Thanksgiving is right around the corner—and helping to prepare and serve meals at local soup kitchens has become a popular way to give back on Turkey Day and throughout the holiday season.

In partnership with Schweitzer Fellows Samantha Batman and Mazin Abdelghany, one particular soup kitchen in New Hampshire is addressing unmet medical needs as well as hunger.

Working closely with Claremont Soup Kitchen executive director Jan Bunnell, Batman and Abdelghany—both students at the Geisel School of Medicine at Dartmouth (GSM)—are providing health education and screenings to low-income individuals and families at community dinners throughout the year.

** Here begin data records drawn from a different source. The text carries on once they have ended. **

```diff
-                         (const void *)ts_scan_tiles<false, false, 4, false, false>, (const void *)ts_scan_tiles<true, true, 6, false, false>,
-                         (const void *)ts_scan_tiles<true, true, 4, true, false>, (const void *)ts_scan_tiles<true, false, 4, true, false>,
-                         (const void *)ts_scan_tiles<false, false, 4, true, false>, (const void *)ts_scan_tiles<true, true, 6, true, false>,
-                         (const void *)ts_scan_tiles<true, true, 4, false, true>, (const void *)ts_scan_tiles<true, true, 6, false, true>,
-                         (const void *)ts_scan_tiles<true, true, 4, true, true>, (const void *)ts_scan_tiles<true, true, 6, true, true>};
+    const void *fns[] = {(const void *)ts_scan_tiles<true, true, 4, false, TS_FAST_NONE>, (const void *)ts_scan_tiles<true, false, 4, false, TS_FAST_NONE>,
+                         (const void *)ts_scan_tiles<false, false, 4, false, TS_FAST_NONE>, (const void *)ts_scan_tiles<true, true, 6, false, TS_FAST_NONE>,
+                         (const void *)ts_scan_tiles<true, true, 4, true, TS_FAST_NONE>, (const void *)ts_scan_tiles<true, false, 4, true, TS_FAST_NONE>,
+                         (const void *)ts_scan_tiles<false, false, 4, true, TS_FAST_NONE>, (const void *)ts_scan_tiles<true, true, 6, true, TS_FAST_NONE>,
+                         (const void *)ts_scan_tiles<true, true, 4, false, TS_FAST_STAGE>, (const void *)ts_scan_tiles<true, true, 6, false, TS_FAST_STAGE>,
+                         (const void *)ts_scan_tiles<true, true, 4, true, TS_FAST_STAGE>, (const void *)ts_scan_tiles<true, true, 6, true, TS_FAST_STAGE>,
+                         (const void *)ts_scan_tiles<true, true, 4, false, TS_FAST_WINDOWS>, (const void *)ts_scan_tiles<true, true, 6, false, TS_FAST_WINDOWS>,
+                         (const void *)ts_scan_tiles<true, true, 4, true, TS_FAST_WINDOWS>, (const void *)ts_scan_tiles<true, true, 6, true, TS_FAST_WINDOWS>,
+                         (const void *)ts_scan_tiles<true, true, 4, false, TS_FAST_TIPS>, (const void *)ts_scan_tiles<true, true, 4, true, TS_FAST_TIPS>};
     const int limit = (int)(lds_bytes > 160u * 1024u ? lds_bytes : 160u * 1024u);
     for (const void *fn : fns) {
         int e = (int)hipFuncSetAttribute(fn, hipFuncAttributeMaxDynamicSharedMemorySize, limit);
@@ -802,6 +845,11 @@
     return 0;
 }
 
+const char *ts_k_scan_build(const TsScanParams *p) {
+    static const char *const names[] = {"general", "fast stage", "fast windows", "fast tips"};
+    return names[scan_fast_kind(p)];
+}
+
 int ts_k_launch_scan(const TsScanParams *p, uint32_t grid, uint32_t lds_bytes, void *stream) {
     const dim3 block(p->waves_per_wg * 64u);
     const void *fn = scan_variant(p);
diff --git a/teloscope_amd/csrc/ts_internal.h b/teloscope_amd/csrc/ts_internal.h
--- a/teloscope_amd/csrc/ts_internal.h
+++ b/teloscope_amd/csrc/ts_internal.h
@@ -247,6 +247,7 @@
 extern "C++" {
 int  ts_k_lds_bytes(const TsScanParams *p);
 int  ts_k_prepare(uint32_t lds_bytes);
+const char *ts_k_scan_build(const TsScanParams *p);
 int  ts_k_launch_scan(const TsScanParams *p, uint32_t grid, uint32_t lds_bytes, void *stream);
 int  ts_k_launch_summary(const uint32_t *tile_stats, const uint32_t *seg_first_tile,
                          const uint64_t *seg_nwin, uint32_t nseg, unsigned long long *out, void *stream);
```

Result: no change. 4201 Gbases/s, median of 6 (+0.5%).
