# openhumanoids/pronto

Hardware: AMD Instinct MI355X
Metric: EKF predict+update steps/sec (batched filters), 15-state, 1000 Hz IMU (higher is better)
Workload: dtype f64

## Files before the change

### pronto_amd/csrc/pb_ctx.hpp

```cpp
#pragma once

#include <hip/hip_runtime.h>

#include <algorithm>
#include <cstdarg>
#include <cstdio>
#include <cstdlib>
#include <cstring>
#include <type_traits>
#include <vector>

#include "../../include/pronto_batch.h"
#include "rbis_tile_io.hpp"
#include "rbis_coop.hpp"
#include "rbis_legodo.hpp"
#include "rbis_jointfilt.hpp"
#include "rbis_yawlock.hpp"
#include "rbis_score.hpp"

using namespace pb;

#define PB_MAX_FENCES 16

struct pb_ctx {
// ... 41 lines not shown
  uint8_t *yaw_standing = nullptr;
  double *yaw_gyro = nullptr;
  bool yaw_standing_dev = false, yaw_gyro_dev = false;
  int yaw_standing_all = 0;
  double yaw_gyro_all = 0.0;
  ScorePar score_par;
  double *scored = nullptr;
  int64_t *scorei = nullptr;
  double *notch = nullptr;
  NotchCoef notch_coef;
  bool notch_ready = false;
  double *ins_last = nullptr;
  int64_t *ins_prev_ut = nullptr;
  const uint8_t *imu_valid_next = nullptr;
  const uint8_t *imu_valid_cur = nullptr;
  double *imu_keep = nullptr;
  const uint8_t *imu_idle_cur = nullptr;
  hipEvent_t fence[PB_MAX_FENCES] = {};
  int n_fences = 0;
  hipEvent_t ev_upload = nullptr;
  void *stage = nullptr;
  size_t stage_bytes = 0;
  void *in_stage[2] = { nullptr, nullptr };
  size_t in_stage_bytes[2] = { 0, 0 };
  int in_idx = 0;
  hipStream_t copy_stream = nullptr;
  hipEvent_t ev_consumed[2] = { nullptr, nullptr }, ev_copied = nullptr;
  Consts k{ 9.80665, 1e-6 };
  int64_t utime = 0;
  bool have_state = false;
  bool half15 = false;
  bool replay_onelane = false;
  bool coop15 = false;
  int mem_hint = 0;
  int run_block = 0, run_block_hint = 0;
  bool run_block_coop15 = false;
  bool quad21 = true;
  bool generic_update = false;
  bool smooth_attr = false;
  bool smooth_wide_attr = false;
  int n_cu = 256;
  hipEvent_t ev0 = nullptr, ev1 = nullptr;
  std::vector<void *> owned;
  char err[512] = { 0 };
};

inline thread_local char g_create_err[512] = "";

inline int fail(pb_ctx *c, int code, const char *fmt, ...)
{
  char *dst = c ? c->err : g_create_err;
  va_list ap;
  va_start(ap, fmt);
  vsnprintf(dst, 512, fmt, ap);
  va_end(ap);
  return code;
}

#define HIPCHK(c, call)                                                                               \
  do {                                                                                                \
    hipError_t e_ = (call);                                                                           \
    if (e_ != hipSuccess) return fail((c), PB_ERR_HIP, "%s failed: %s", #call, hipGetErrorString(e_)); \
  } while (0)

inline int nblk(int n) { return (n + 63) / 64; }

// ... 122 lines not shown
    }
    if (what & LEG_TIMES) {
      if (c->leg_ut_on) times.utimes = c->leg_ut_ext ? c->leg_ut_ext : c->leg_ut;
      if (c->leg_valid_on) times.valid = c->leg_valid_ext ? c->leg_valid_ext : c->leg_valid;
      c->leg_ut_on = c->leg_valid_on = false;
      c->leg_ut_ext = nullptr;
      c->leg_valid_ext = nullptr;
    }
    HIPCHK(c, hipSetDevice(c->dev));
    if ((what & (PRED_REFUSE | PRED_FORGET)) && c->pred_slot >= 0) {
      c->pred_slot = -1;
      if (what & PRED_REFUSE)
        return fail(c, PB_ERR_STATE, "%s: no predicted slot here (pb_set_pred_slot is for pb_step_legodo / _split / _correct)", fn);
    }
    if ((what & PRED_WITH_OUT) && c->pred_slot >= 0 && c->out_slot < 0) {
      c->pred_slot = -1;
      return fail(c, PB_ERR_STATE, "%s: no predicted slot here without an output slot (pb_set_output_slot)", fn);
    }
    if ((what & NEEDS_STATE) && !c->have_state) return fail(c, PB_ERR_STATE, "%s before pb_reset", fn);
    if ((what & PRED_TAKE) && c->pred_slot >= 0 && (c->pred_slot >= c->nhist || c->pred_slot == c->out_slot || c->pred_slot == pb_head_slot(c)))
      return fail(c, PB_ERR_ARG, "predicted slot %d: out of range, the output slot or the head's slot", c->pred_slot);
    return PB_OK;
  }
};
#define CALL(c, flags)               \
  Call call((c), __func__, (flags)); \
  if (call.rc) return call.rc

const double *pbk_idle_prepare(pb_ctx *c, const double *imu_dev, StepBcast &bc, int *rc_out);
int pbk_idle_restore(pb_ctx *c, double *out, double *pred, const double q[4]);

int pbk_step(pb_ctx *c, bool update, const double *imu, const double *lo, const uint8_t *mask, const double q[4],
             const StepBcast *bcast = nullptr);
int pbk_step_range(pb_ctx *c, const double *imu, const double *lo, const uint8_t *mask, const double q[4], long b0, int nb, bool coop15, int mem_hint);
int pbk_step_leg(pb_ctx *c, const double *imu, const StepBcast *bcast, const double q[4], const LegIn &lin, int64_t utime, const LegMeasPar &mp,
                 double *lo_out, uint8_t *mask_out);
int pbk_step_leg15(pb_ctx *c, double *out, const double *imu, const double q[4], const StepBcast &bc, const LegIn &lin, const LegStepArgs &la);
int pbk_step_leg21(pb_ctx *c, double *out, const double *imu, const double q[4], const StepBcast &bc, const LegIn &lin, const LegStepArgs &la);
int pbk_legpar15(pb_ctx *c, double *out, const double *imu, const double q[4], const StepBcast &bc, const LegIn &lin, const LegStepArgs &la);
int pbk_legpar21(pb_ctx *c, double *out, const double *imu, const double q[4], const StepBcast &bc, const LegIn &lin, const LegStepArgs &la);
int pbk_replay_fused(pb_ctx *c, int T, const double *imu, const double *lo, const uint8_t *mask, const double q[4], int slot0 = -1);
int pbk_step_pred_kernel(pb_ctx *c, double *out, double *pred, const double *imu, const double *lo, const uint8_t *mask, const double q[4],
                         const StepBcast &bc);
int pbk_step_corr_pred_kernel(pb_ctx *c, int corr_kind, double *out, double *pred, const double *imu, const double *lo, const uint8_t *mask,
                              const double q[4], const CorrArgs &ca, const StepBcast &bc);
int pbk_step_correct(pb_ctx *c, int corr_kind, const double *imu, const double *lo, const uint8_t *mask, const double q[4],
                     const double *z2, const double *r2, const double *rb2, const double *qm2, const uint8_t *mask2,
                     const StepBcast *bcast = nullptr, const double *zb = nullptr, const double *qb = nullptr);
int pbk_update15(pb_ctx *c, int m, const int *idx, const double *z, const double *R, int rkind, const double *rb,
                 const double *qm, const uint8_t *mask);
int pbk_update21(pb_ctx *c, int m, const int *idx, const double *z, const double *R, int rkind, const double *rb,
                 const double *qm, const uint8_t *mask);
int pbk_update21_m123(pb_ctx *c, int m, const int *idx, const double *z, const double *R, int rkind, const double *rb, const double *qm,
                      const uint8_t *mask);
int pbk_update21_m45(pb_ctx *c, int m, const int *idx, const double *z, const double *R, int rkind, const double *rb, const double *qm,
                     const uint8_t *mask);
int pbk_update21_m6(pb_ctx *c, int m, const int *idx, const double *z, const double *R, int rkind, const double *rb, const double *qm,
                    const uint8_t *mask);
int pbk_update_ct(pb_ctx *c, int m, const int *idx, const double *z, const double *r2, const double *rb2, const double *qm,
                  const uint8_t *mask, const double *zb = nullptr, const double *qb = nullptr, const double *rfull = nullptr);
int pbk_smooth_step(pb_ctx *c, const double *next_pred, const double *next_sm, const double *cur, double *out, double dt);
int pbk_smooth_wide(pb_ctx *c, const double *next_pred, const double *next_sm, const double *cur, double *out, double dt);
int pbk_slot_select(pb_ctx *c, double *dst, const double *src, const uint8_t *mask_dev, int when);
int pbk_update_common(pb_ctx *c, int m, const int *idx, const double *z, const double *R, int rkind, const double *qm, bool orient,
                      const uint8_t *mask, int mem);
```

### pronto_amd/csrc/pb_step.hip

```cpp
#include "pb_ctx.hpp"
#include "rbis_step_kernels.hpp"
#include "rbis_replay_kernels.hpp"

template <bool UPDATE, int MH>
static void launch_step_kernel(pb_ctx *c, const double *st, double *out, int nb, bool coop15, bool half, const double *imu, const double *lo,
                               const uint8_t *mask, const double q[4], const StepBcast &bc, const Consts &k)
{
  const int B = c->B;
  if (c->ns == 15 && coop15) {
    Consts kk = k;
    kk.half_tiles = half ? 1 : 0;
    k_step_coop<15, UPDATE, MH><<<nblk(nb) * (half ? 2 : 1), 128, 0, c->stream>>>(st, out, B, imu, lo, mask, q[0], q[1], q[2], q[3], kk, CorrArgs(), bc);
  } else if (c->ns == 15) {
    k_step<15, UPDATE, MH><<<(nb + PB_STEP_BLOCK - 1) / PB_STEP_BLOCK, PB_STEP_BLOCK, 0, c->stream>>>(st, out, B, imu, lo, mask, q[0], q[1], q[2], q[3], k, bc);
  } else if (c->quad21) {
    k_step_quad<UPDATE, MH><<<nblk(nb), 256, 0, c->stream>>>(st, out, B, imu, lo, mask, q[0], q[1], q[2], q[3], k, bc);
  } else {
    k_step_coop<21, UPDATE, MH><<<nblk(nb), 128, 0, c->stream>>>(st, out, B, imu, lo, mask, q[0], q[1], q[2], q[3], k, CorrArgs(), bc);
  }
}

template <bool UPDATE>
static int launch_step(pb_ctx *c, const double *imu, const double *lo, const uint8_t *mask, const double q[4], const StepBcast &bcast)
{
  double *out = update_target(c);
  int rc = PB_OK;
  StepBcast bc = bcast;
  imu = pbk_idle_prepare(c, imu, bc, &rc);
  if (rc) return rc;
  with_mem_hint(c->mem_hint, [&](auto mh) {
    launch_step_kernel<UPDATE, decltype(mh)::value>(c, c->st, out, c->B, c->coop15, c->half15, imu, lo, mask, q, bc, c->k);
  });
  LAUNCHCHK(c);
  if ((rc = pbk_idle_restore(c, out, nullptr, q))) return rc;
  update_done(c, out);
  return PB_OK;
}

int pbk_step_range(pb_ctx *c, const double *imu, const double *lo, const uint8_t *mask, const double q[4], long b0, int nb, bool coop15, int mem_hint)
{
  if (c->st != c->st_base || c->out_slot >= 0 || (c->B & 63) || (b0 & 63) || (nb & 63) || b0 + nb > c->B)
    return fail(c, PB_ERR_STATE, "pbk_step_range: whole tiles of a head that lives in the context's own array");
  const size_t tile_doubles = c->state_doubles / (size_t) (c->stride / 64);
  double *st = c->st + (size_t) (b0 / 64) * tile_doubles;
  const uint8_t *mask_b = mask ? mask + b0 : nullptr;
  Consts kk = c->k;
  if (kk.qblk) kk.qblk += b0;
  with_mem_hint(mem_hint, [&](auto mh) {
    launch_step_kernel<true, decltype(mh)::value>(c, st, st, nb, coop15, false, imu + b0, lo + b0, mask_b, q, StepBcast(), kk);
  });
  LAUNCHCHK(c);
  return PB_OK;
}

static int step_pred(pb_ctx *c, const double *imu, const double *lo, const uint8_t *mask, const double q[4], const StepBcast &bcast)
{
  double *pred = slot_ptr(c, c->pred_slot);
  const int ps = c->pred_slot;
  c->pred_slot = -1;
  int rc = PB_OK;
  StepBcast bc = bcast;
  imu = pbk_idle_prepare(c, imu, bc, &rc);
  if (rc) return rc;
  double *out = update_target(c);
  if (pbk_step_pred_kernel(c, out, pred, imu, lo, mask, q, bc) == PB_OK) {
    LAUNCHCHK(c);
    if ((rc = pbk_idle_restore(c, out, pred, q))) return rc;
    update_done(c, out);
    return PB_OK;
  }
  double *head = c->st;
  const int os = c->out_slot;
  c->out_slot = ps;
  rc = launch_step<false>(c, imu, nullptr, nullptr, q, bc);
  c->st = head;
  c->out_slot = os;
  if (rc) return rc;
  return launch_step<true>(c, imu, lo, mask, q, bc);
}

int pbk_step(pb_ctx *c, bool update, const double *imu, const double *lo, const uint8_t *mask, const double q[4],
             const StepBcast *bcast)
// ... 100 lines not shown
```

### pronto_amd/csrc/pronto_batch.hip

```cpp
#include <algorithm>
#include <new>

#include "pb_ctx.hpp"
#include "rbis_util_kernels.hpp"

#define PB_VERSION_STR "pronto_batch 0.3 gfx950"

extern "C" const char *pb_version(void) { return PB_VERSION_STR; }

extern "C" const char *pb_last_error(const pb_ctx *ctx) { return ctx ? ctx->err : g_create_err; }
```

ASF: Why did you decide to develop your particular project?

“While developing our project, we felt it was important to create something sustainable,” Abdelghany says.

MA: We first became interested in applying to The Albert Schweitzer Fellowship through a committee meeting regarding an annual fundraiser that GSM students organize. Traditionally, the proceeds from this fundraiser go to an international organization—but I was pushing to steer the money towards the struggling communities in and around Dartmouth.

The committee mentioned the New Hampshire-Vermont Schweitzer Fellows Program as an excellent outlet to serve underserved community members. After calling several local organizations, we were lucky enough to speak with Jan Bunnell of the Claremont Soup Kitchen. She was enthusiastic to mentor us while we tried to develop a program to screen an underserved population of individuals without access to regular health care.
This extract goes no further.